Wenn es dann nicht reicht, wird auch noch einmal gelogen. Nicht wahr, Herr Czaja, wenn Sie nämlich von einem „Bescheid“ sprechen. Es gibt nicht einen einzigen Bescheid zum Straßenausbaubeitragsgesetz,

[Beifall bei der SPD – Beifall des Abg. Doering (Linkspartei.PDS)]

weil wir die demokratischen Beteiligungshürden so hoch gehängt haben

[Zuruf des Abg. Niedergesäß (CDU)]

jawohl Herr Niedergesäß –. Wir erwarten, dass die Verwaltungen die Bürger in angemessener Weise einbeziehen.

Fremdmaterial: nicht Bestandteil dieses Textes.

OG_DEV int parse_tree(RcLane &rc, RecWriter &out, int band, i32 &remaining_bits, int x, int N, i32 b, int B, int LM, i32 gain,
                      int has_low, int silent) {
    int depth = 0, off = 0, n_fill = 0;
    const int jpos = out.reserve(), first_pvq = out.nl;
    for (;;) {
        OG_MARK(41);
        for (;;) {
            if (!(LM != -1 && b > pulse_cache_max<RomLds>(band, LM) + 12 && N > 2)) break;
            const int B0 = B;
            Split sc;
            i32 fill = 0;
            N >>= 1;
            LM -= 1;
            B = (B + 1) >> 1;
            compute_theta<RomLds>(rc, band, 0, 0, remaining_bits, sc, N, b, B, B0, LM, 0, fill);
            i32 delta = sc.delta;
            const int itheta = sc.itheta;
            if (B0 > 1 && (itheta & 0x3fff)) {
                if (itheta > 8192)
                    delta -= delta >> (4 - LM);
                else
                    delta = OG_MIN(0, delta + (N << BITRES >> (5 - LM)));
            }
            const i32 mbits = OG_MAX(0, OG_MIN(b, (b - delta) / 2));
            const i32 sbits = b - mbits;
            remaining_bits -= sc.qalloc;
            const int mid_first = mbits >= sbits;
            const int off_side = off + (B0 >> 1), silent_mid = silent | (itheta == 16384), silent_side = silent | (itheta == 0);
            i32 *F = &PL.u.stack[depth][0][OG_PCOL];
            F[0 * OG_PL_LANES] = x | N << 11 | (LM + 1) << 19 | B << 22 | mid_first << 27 | 1 << 28;
            F[1 * OG_PL_LANES] = mbits;
            F[2 * OG_PL_LANES] = sbits;
            F[3 * OG_PL_LANES] = remaining_bits;
            F[4 * OG_PL_LANES] = itheta | (mid_first ? off_side : off) << 16 | (mid_first ? silent_side : silent_mid) << 24;
            const i32 gain_mid = tr16(mul16_p15(gain, sc.imid)), gain_side = tr16(mul16_p15(gain, sc.iside));
            F[5 * OG_PL_LANES] = (gain_mid & 0xffff) | gain_side << 16;
            depth++;
            if (mid_first) {
                b = mbits;
                gain = gain_mid;
                silent = silent_mid;
            } else {
                x += N;
                b = sbits;
                gain = gain_side;
                off = off_side;
                silent = silent_side;
            }
        }
        {
            OG_MARK(42);
            int q = bits2pulses<RomLds>(band, LM, b), curr_bits = pulses2bits<RomLds>(band, LM, q);
            remaining_bits -= curr_bits;
            while (remaining_bits < 0 && q > 0) {
                remaining_bits += curr_bits;
                q--;
                curr_bits = pulses2bits<RomLds>(band, LM, q);
                remaining_bits -= curr_bits;
            }
            const int K = q ? get_pulses(q) : 0;
            OG_MARK(43);
            if (K)
                out.leaf(x, N, K, B, gain, off, rc_uint(rc, PT.pulse_v[pulse_cache<RomLds>(band, LM) + q]));
            else if (!silent) {
                out.word((u32)off << LW_OFF_SHIFT | (u32)(B - 1) << LW_B_SHIFT | (u32)N << LW_N_SHIFT);
                out.word((u32)x | (u32)(gain & 0xffff) << 11);
                n_fill++;
            }
        }
        OG_MARK(44);
        for (;;) {
            if (depth == 0) {
                OG_MARK(40);
                const int need_low = has_low && n_fill > 0;
                out.patch(jpos, (u32)n_fill | (u32)(out.nl - first_pvq) << JW_NPVQ_SHIFT | (u32)first_pvq << JW_FIRST_SHIFT |
                                    (need_low ? JW_NEED_LOW : 0));
                return need_low;
            }
            i32 *F = &PL.u.stack[depth - 1][0][OG_PCOL];
            const i32 w0 = F[0];
            const int mid_first = (w0 >> 27) & 1, stage = (w0 >> 28) & 3;
            if (stage == 1) {
                i32 mbits = F[1 * OG_PL_LANES], sbits = F[2 * OG_PL_LANES];
                const int itheta = F[4 * OG_PL_LANES] & 0x7fff;
                const i32 rebalance = (mid_first ? mbits : sbits) - (F[3 * OG_PL_LANES] - remaining_bits);
                if (mid_first) {
                    if (rebalance > 3 << BITRES && itheta != 0) sbits += rebalance - (3 << BITRES);
                } else {
                    if (rebalance > 3 << BITRES && itheta != 16384) mbits += rebalance - (3 << BITRES);
                }
                F[0] = (w0 & ~(3 << 28)) | 2 << 28;
                N = (w0 >> 11) & 255;
                LM = ((w0 >> 19) & 7) - 1;
                B = (w0 >> 22) & 31;
                x = (w0 & 2047) + (mid_first ? N : 0);
                b = mid_first ? sbits : mbits;
                gain = mid_first ? F[5 * OG_PL_LANES] >> 16 : (i32)(i16)F[5 * OG_PL_LANES];
                off = (F[4 * OG_PL_LANES] >> 16) & 15;
                silent = (F[4 * OG_PL_LANES] >> 24) & 1;
                break;
            }
            depth--;
        }
    }
}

Heute haben mich Bürger angesprochen, die unser Plenum von den Zuhörertribünen aus verfolgt haben. Diese Bürger werden durch diese bewussten Falschdarstellungen verunsichert. Sie schaden damit der Demokratie insgesamt. Sie werden keinen Honig saugen aus dieser oberflächlichen Nummer, Herr Czaja. Sie wissen doch ganz genau: Am 21. August raffen Sie sich auf, um eine I. Lesung zu einem Gesetz durchzuführen, zu dem es niemals eine Sondersitzung des Parlaments geben wird. Das bedeutet, dass das Gesetz in dieser Legislaturperiode gar nicht mehr abgeschafft werden kann. Deshalb kommt

mir der Verdacht, dass Sie das nur als Schaumschlägerei betreiben.

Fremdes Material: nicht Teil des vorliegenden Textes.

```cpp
int cg_pack_conv_weight_batch(void* stream, int n, const float* const* w_canonical, float* const* wf, float* const* wb,
                              const int* Cout, const int* Cin, const int* kH, const int* kW, const int* wb_map) {
    CG_REQUIRE(n >= 0 && w_canonical && wf && wb && Cout && Cin && kH && kW, "cg_pack_conv_weight_batch: null pointer");
    for (int i0 = 0; i0 < n; i0 += kPackBatch) {
        PackBatch b;
        memset(&b, 0, sizeof(b));
        b.n = std::min(kPackBatch, n - i0);
        int blocks = 0;
        for (int e = 0; e < b.n; ++e) {
            const int i = i0 + e;
            CG_REQUIRE(w_canonical[i] && (wf[i] || wb[i]) && Cout[i] > 0 && Cin[i] > 0 && kH[i] > 0 && kW[i] > 0,
                       "cg_pack_conv_weight_batch: bad layer %d", i);
            b.w[e] = w_canonical[i]; b.wf[e] = wf[i]; b.wb[e] = wb[i];
            b.Cout[e] = Cout[i]; b.Cin[e] = Cin[i]; b.KK[e] = kH[i] * kW[i];
            if (wb_map && wb_map[i]) b.map_mask |= 1ull << e;
            b.first[e] = blocks;
            blocks += cg::cdiv(Cin[i], 32) * cg::cdiv(Cout[i], 32) * b.KK[e];
        }
        b.first[b.n] = blocks;
        hipLaunchKernelGGL(pack_weight_batch_kernel, dim3(blocks), dim3(256), 0, cg::S(stream), b);
        CG_LAUNCH_CHECK();
    }
    return cg::wino3_note_pack(cg::S(stream), n, w_canonical, wf, wb, Cout, Cin, kH, kW, wb_map);
}

size_t cg_pack_conv_weight_ups2_floats(int Cout, int Cin, int k, int pad) {
    if (Cout <= 0 || Cin <= 0 || k <= 0 || (k & 1) == 0 || pad != (k - 1) / 2) return 0;
    const int kp = phase_kp(k, pad);
    return (size_t)4 * kp * kp * Cin * Cout;
}

int cg_pack_conv_weight_ups2(void* stream, const float* w, float* wf_ph, float* wb_ph, int Cout, int Cin, int k, int pad) {
    CG_REQUIRE(w && (wf_ph || wb_ph), "cg_pack_conv_weight_ups2: null pointer");
    CG_REQUIRE(Cout > 0 && Cin > 0 && k > 0 && (k & 1) == 1 && pad == (k - 1) / 2,
               "cg_pack_conv_weight_ups2: needs an odd kernel with pad=(k-1)/2");
    const int kp = phase_kp(k, pad);
    CG_REQUIRE(k * k <= 448, "cg_pack_conv_weight_ups2: kernel too large (%d taps)", k * k);
    const dim3 fgrid(cg::cdiv(Cin, 32), cg::cdiv(Cout, 32));
    if (k == 3 || k == 5) {
        if (k == 3)
            hipLaunchKernelGGL(pack_weight_ups2_fast_kernel<3>, fgrid, dim3(256), 0, cg::S(stream), w, wf_ph, wb_ph, Cout, Cin);
        else
            hipLaunchKernelGGL(pack_weight_ups2_fast_kernel<5>, fgrid, dim3(256), 0, cg::S(stream), w, wf_ph, wb_ph, Cout, Cin);
        CG_LAUNCH_CHECK();
        return 0;
    }
    const int ci_t = pack_ci_tile(Cin, k * k);
    hipLaunchKernelGGL(pack_weight_ups2_kernel, dim3(cg::cdiv(Cin, ci_t), cg::cdiv(Cout, 32)), dim3(256),
                       (size_t)32 * (ci_t * k * k + 1) * sizeof(float), cg::S(stream), w, wf_ph, wb_ph, Cout, Cin, k, pad, kp,
                       ci_t);
    CG_LAUNCH_CHECK();
    return 0;
}

}

void cg::wgrad_discard_all() {
    std::lock_guard<std::mutex> lk(g_red_mu);
    for (auto& kv : g_red_queue) kv.second.clear();
}
```

cat-generator_amd/csrc/ops.hip:

```cpp
#include "common.h"
#include <stdarg.h>
#include <stdlib.h>
#include <algorithm>

namespace cg {
char* err_buf() {
    static thread_local char buf[512] = {0};
    return buf;
}
int fail(const char* fmt, ...) {
    va_list ap;
    va_start(ap, fmt);
    vsnprintf(err_buf(), 512, fmt, ap);
    va_end(ap);
    return 1;
}

namespace {
struct OptDef { const char* name; long dflt; };
const OptDef kOptDefs[OPT_COUNT] = {
    {"CG_SKINNY", 1}, {"CG_GEMM_BK32", 1}, {"CG_WINO_BK", 0}, {"CG_NN_TILE", 0}, {"CG_TN_TILE", 0}, {"CG_NN_SPLITS", 0}, {"CG_TN_SPLITS", 0},
    {"CG_XCD_SWIZZLE", 7}, {"CG_NN_GLDS", 1}, {"CG_TN_GLDS", 1}, {"CG_WINO_GLDS", 1}, {"CG_PAD_SKIP", 20}, {"CG_WINO3", 1},
    {"CG_WINO_DGRAD_FUSE", 1}, {"CG_WINO_DGRAD_FUSE_LAUNCHES", 0},
};
long g_opt_val[OPT_COUNT];
int g_opt_state[OPT_COUNT];
}

}
#include <chrono>
#include <mutex>
#include <unordered_map>
#include <vector>
namespace cg {
void* col_scratch(hipStream_t stream) {
    constexpr int kPool = 8, kReserve = 4;
    static std::unordered_map<hipStream_t, void*> blocks;
    static std::vector<void*> pool;
    static std::mutex mu;
    std::lock_guard<std::mutex> lk(mu);
    auto it = blocks.find(stream);
    if (it != blocks.end()) return it->second;
    hipStreamCaptureStatus st = hipStreamCaptureStatusNone;
    const bool capturing = stream && hipStreamIsCapturing(stream, &st) == hipSuccess && st != hipStreamCaptureStatusNone;
    if (capturing && pool.empty()) {
        cg::fail("column reduce: no scratch block left for a stream first used inside a graph capture (run one pass on it before cg_graph_begin)");
        return nullptr;
    }
    if (!capturing && (int)pool.size() <= kReserve) {
        char* p = nullptr;
        hipStreamCaptureMode mode = hipStreamCaptureModeRelaxed;
        (void)hipThreadExchangeStreamCaptureMode(&mode);
        const bool ok = hipMalloc((void**)&p, kColScratchBytes * kPool) == hipSuccess &&
                        hipMemsetAsync(p, 0, kColScratchBytes * kPool, stream) == hipSuccess &&
                        hipStreamSynchronize(stream) == hipSuccess;
        (void)hipThreadExchangeStreamCaptureMode(&mode);
        if (!ok) {
            (void)hipGetLastError();
            if (pool.empty()) { cg::fail("column reduce: cannot allocate %zu bytes of scratch", kColScratchBytes * kPool); return nullptr; }
        } else
            for (int i = kPool - 1; i >= 0; --i) pool.insert(pool.begin(), p + (size_t)i * kColScratchBytes);
    }
    void* blk = pool.back();
    pool.pop_back();
    blocks[stream] = blk;
    return blk;
}
namespace {
__global__ void queue_probe_spin_k(unsigned long long ticks, int* sink) {
    const unsigned long long t0 = wall_clock64();
    while (wall_clock64() - t0 < ticks) { }
    if (ticks == ~0ull) *sink = 1;
}
struct QueuePool {
    std::vector<hipStream_t> s;
    std::unordered_map<hipStream_t, std::vector<int>> cls;
    std::mutex mu;
};
QueuePool& qpool() { static QueuePool p; return p; }
constexpr int kQueuePool = 24;

double probe_pair(hipStream_t a, hipStream_t b, bool both, unsigned long long ticks) {
    (void)hipStreamSynchronize(a);
    if (both) (void)hipStreamSynchronize(b);
    const auto t0 = std::chrono::steady_clock::now();
    hipLaunchKernelGGL(queue_probe_spin_k, dim3(1), dim3(64), 0, a, ticks, (int*)nullptr);
    if (both) hipLaunchKernelGGL(queue_probe_spin_k, dim3(1), dim3(64), 0, b, ticks, (int*)nullptr);
    (void)hipStreamSynchronize(a);
    if (both) (void)hipStreamSynchronize(b);
    return std::chrono::duration<double, std::milli>(std::chrono::steady_clock::now() - t0).count();
}
bool same_queue(hipStream_t a, hipStream_t b) {
    const unsigned long long ticks = 30000;
    int votes = 0;
    for (int r = 0; r < 3; ++r) {
        const double one = probe_pair(a, a, false, ticks), two = probe_pair(a, b, true, ticks);
        if (two > 1.6 * one) ++votes;
    }
    return votes >= 2;
}
}

int queue_classify(hipStream_t ref) {
    QueuePool& p = qpool();
    hipStreamCaptureStatus st = hipStreamCaptureStatusNone;
    if (ref && hipStreamIsCapturing(ref, &st) == hipSuccess && st != hipStreamCaptureStatusNone)
// ... 1863 lines not shown
```

cat-generator_amd/csrc/winograd.hip:

```cpp
#include "common.h"
#include <algorithm>
#include <type_traits>
#include <stdlib.h>

namespace {

typedef float f32x16 __attribute__((ext_vector_type(16)));

__device__ __forceinline__ float4 ld4(const float* p) { return *reinterpret_cast<const float4*>(p); }
__device__ __forceinline__ float wf4c(const float4& v, int i) { return i == 0 ? v.x : (i == 1 ? v.y : (i == 2 ? v.z : v.w)); }
__device__ __forceinline__ float4 f4add(float4 a, float4 b) { return make_float4(a.x + b.x, a.y + b.y, a.z + b.z, a.w + b.w); }
__device__ __forceinline__ float4 f4sub(float4 a, float4 b) { return make_float4(a.x - b.x, a.y - b.y, a.z - b.z, a.w - b.w); }

template <int MODE>
__global__ __launch_bounds__(256) void wino_input_transform_kernel(const float* __restrict__ src, float* __restrict__ V,
                                                                   int N, int Hl, int Wl, int C, int Cs) {
    const int cq_n = C >> 2;
    const int tH = Hl >> 1, tW = Wl >> 1;
    const long T = (long)N * tH * tW;
    const long total = T * cq_n;
    for (long idx = blockIdx.x * 256L + threadIdx.x; idx < total; idx += gridDim.x * 256L) {
        const int cq = (int)(idx % cq_n);
        const long tile = idx / cq_n;
        const int tj = (int)(tile % tW);
// ... 733 lines not shown
#pragma unroll
            for (int o = 0; o < 4; ++o) {
                if (cyr[o >> 1] == 0.f) continue;
#pragma unroll
                for (int ni = 0; ni < 2; ++ni) {
                    f32x16 Y;
                    add_row(o, ni, Y);
                    if (row == 3) store_out(o, ni, Y);
                    else {
                        float* Xo = X + (o * 2 + ni) * 1024;
#pragma unroll
                        for (int r = 0; r < 16; ++r) Xo[r * 64 + lane] = Y[r];
                    }
                }
            }
        } else if (row == 3 && xy < 2) {
#pragma unroll
            for (int ni = 0; ni < 2; ++ni) {
                f32x16 Y;
                const float* Xo = X + (xy * 2 + ni) * 1024;
#pragma unroll
                for (int r = 0; r < 16; ++r) Y[r] = Xo[r * 64 + lane];
                if (xy == 0) store_out(0, ni, Y); else store_out(1, ni, Y);
            }
        }
        if (row < 3) __syncthreads();
    }
}
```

[Rabbach (CDU): Herr Radebold! Die Leute merken, wie gut wir sind!]

Na ja, die Umfragen, sehr verehrter Kollege von der CDU, wenn Sie die als erfreulich betrachten, dann kann mir das für eine große Volkspartei schon fast leidtun. Ich sage Ihnen: Wenn Sie diese primitive Nummer weiter verfolgen, werden Sie bei den Bürgern nicht glaubwürdiger. Auch langfristig wird Ihnen das nicht helfen.

[Beifall bei der SPD]

Ich kenne auch keine Bemühungen Ihres Spitzenkandidaten, in seinem Bundesland dafür zu sorgen, dass dort das Straßenausbaubeitragsgesetz abgeschafft wird. Oder kennen Sie von der CDU aus irgendeinem anderen Bundesland Bemühungen, dieses Gesetz zurückzunehmen? Oder auch Ihr Beispiel Frankfurt/Main: Sie wissen doch, dass die Kommunalaufsicht gegen die Stadt Frankfurt/Main vorgeht, weil sie das nicht umsetzt. Weshalb verschweigen Sie das in Ihrer Rede?

Herr Kollege Radebold! Gestatten Sie eine Zwischenfrage des Kollegen Niedergesäß?